Shiitake mushroom dashi is a type of broth commonly used in Japanese cuisine. It’s made by simmering shiitake mushrooms in water for several hours, allowing the flavors and umami richness of the shiitakes to infuse into the liquid. The resulting broth can be used as a base for soups and stews, or as a flavor enhancer for various dishes. In addition to its delicious taste, shiitake dashi also boasts numerous health benefits, including boosting immune function and aiding in digestion. Shiitake dashi powder can be purchased at most Asian markets and easily reconstituted with hot water. Add some shiitake dashi to your next meal and enjoy its savory flavor and healthful properties.

Dashi from dried anchovies

It is also called “Iriko dashi.” While it is not a common type of dashi source in typical Japanese cuisine. Anchovies can also be used to make dashi with a distinct umami flavor. Dried anchovy dashi is commonly used in Korean cooking as well, forming the base for soups and sauces. To make anchovy dashi, place dried anchovies in water and simmer over low heat for about half an hour. The anchovies will dissolve into the water, infusing it with their rich flavor. Strain the liquid before use, discarding the anchovies’ bones and heads. This type of dashi pairs well with pungent ingredients such as garlic and fermented foods. Next time you’re in need of a delicious broth or stock, try out anchovy dashi for a unique twist on traditional dashi.

While one type is more common and popular than others, you should be able to find the instant versions of the dashi we described here.

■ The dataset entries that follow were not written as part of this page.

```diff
@@ -1992,7 +2009,7 @@
       }
 #pragma unroll
       for (int q = 0; q < NS; ++q) {
-        const double tx = lane_up1(Pe.x[q]), tf = lane_up1(Pe.f[q]);
+        const double tx = lane_up1_dpp(Pe.x[q]), tf = lane_up1_dpp(Pe.f[q]);
         Ps.x[q] = (lane == 0) ? Pc.x[q] : tx; Ps.f[q] = (lane == 0) ? Pc.f[q] : tf;
       }
       if constexpr (W > 1) {
@@ -2047,9 +2064,10 @@
       v = hl ? detail::dmax(v, l + pl) : v;
       v = hu ? detail::dmin(v, u - pu) : v;
       v = fr ? v : l;
-      c.z[i] = v; c.zL[i] = hl ? 1.0 : 0.0; c.zU[i] = hu ? 1.0 : 0.0;
       const int j = i < K * NS ? i / NS : (i - K * NS) / NU;
       const int q = i < K * NS ? i - j * NS : NS + (i - K * NS) - j * NU;
+      const int il = LDS_PLANES ? zi(c, j, q) : i;
+      c.z[il] = v; c.zL[il] = hl ? 1.0 : 0.0; c.zU[il] = hu ? 1.0 : 0.0;
       if (j >= 1 && j <= K - 2) {
         const long i1 = S::zi(K, 1, q);
         const double l1 = c.lb[i1], u1 = c.ub[i1];
@@ -2435,7 +2453,7 @@
     if constexpr (NWAVES == 1 || W::MLP) W::solve(c, o, zg, r, pk, pk.state + b * pk.stride, ticket, B);
     else W::solve(c, o, zg, r);
     if (r.status != MYR_STATUS_PARKED_) {
-      for (int i = c.tid; i < c.n; i += W::NT) zg[i] = c.z[i];
+      for (int i = c.tid; i < c.n; i += W::NT) zg[i] = c.z[W::zi_of_global(c, i)];
       for (int i = c.tid; i < W::MLAM * c.N * W::NS; i += W::NT) lamg[i] = c.sLam[i];
       if constexpr (NWAVES == 1 || W::MLP) {
         if (pk.mode == 1 && c.tid == 0) {
diff --git a/myriad_amd/csrc/wave_prims.h b/myriad_amd/csrc/wave_prims.h
--- a/myriad_amd/csrc/wave_prims.h
+++ b/myriad_amd/csrc/wave_prims.h
@@ -200,5 +200,12 @@
 }
 
 __device__ inline double lane_up1(double v) { return __shfl_up(v, 1, 64); }
-
-}
+__device__ inline double lane_up1_dpp(double v) {
+  int lo = __double2loint(v), hi = __double2hiint(v), rlo, rhi;
+  asm volatile("s_nop 1\n\tv_mov_b32_dpp %0, %2 wave_shr:1 row_mask:0xf bank_mask:0xf\n\t"
+               "v_mov_b32_dpp %1, %3 wave_shr:1 row_mask:0xf bank_mask:0xf"
+               : "=v"(rlo), "=v"(rhi) : "v"(lo), "v"(hi), "0"(lo), "1"(hi));
+  return __hiloint2double(rhi, rlo);
+}
+
+}
```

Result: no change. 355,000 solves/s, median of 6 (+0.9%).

The history of miso soup and its popularity today

Miso soup is a staple of Japanese cuisine, enjoyed by people of all ages. It’s simple to make and can be made with a variety of different ingredients. The soup has a long history, dating back to the Heian period (794-1185). At that time, miso was used as a currency and was only eaten by the upper class. It wasn’t until the Kamakura period (1185-1333) that miso soup became more accessible to the masses. The soup gained popularity because it was an easy and nutritious way to get your miso fix. Today, miso soup is enjoyed by people worldwide and is a staple of Japanese cuisine.

What is dashi, and what are its benefits?

Dashi, sometimes called dashi stock, is a type of broth that is made from kombu (seaweed) and katsuobushi (dried, smoked fish). It’s incredibly flavorful and can be used in many different dishes. Dashi is a very critical part of Japanese cooking. Learning Japanese cooking is learning how to use dashi and other ingredients with it. Let’s explore the benefits of dashi and show you how to make miso soup.

Dashi is the key to flavor in miso soup

If you’ve ever had miso soup at a Japanese restaurant, you know that it has a rich and savory flavor that is unlike any other soup. This unique flavor comes from dashi stock, which is a type of broth made from kombu (seaweed) and katsuobushi (dried, smoked fish). When the dashi is mixed with miso paste, we can create a super flavorful miso soup. The combination of dashi and miso paste creates a wide varies of miso soups that you can enjoy in different places and regions in Japanese and other parts of the world.

How to store instant dashi?

Unlike miso paste, almost all instant dashi comes in powder form. and it is very receptive to humidity.

Some product comes as a resealable pouch, others individually packed, or in a bottle. If they are in power form. it is the best to keep in cool and dry place. Avoid heat and humidity. They tend to dissolve and form a block easily.


Instant miso soup is a quick and easy meal that can be made with just a few simple ingredients. The dashi in miso soup gives it its unique and delicious flavor, which is why it’s such a popular dish in Japanese cuisine. In this blog post, we’ve shown you how to make miso soup with instant dashi. We’ve also discussed the benefits of dashi and shared some tips on how to store instant dashi powder. With just a little bit of preparation, you can enjoy a warm and satisfying bowl of miso soup any time you want.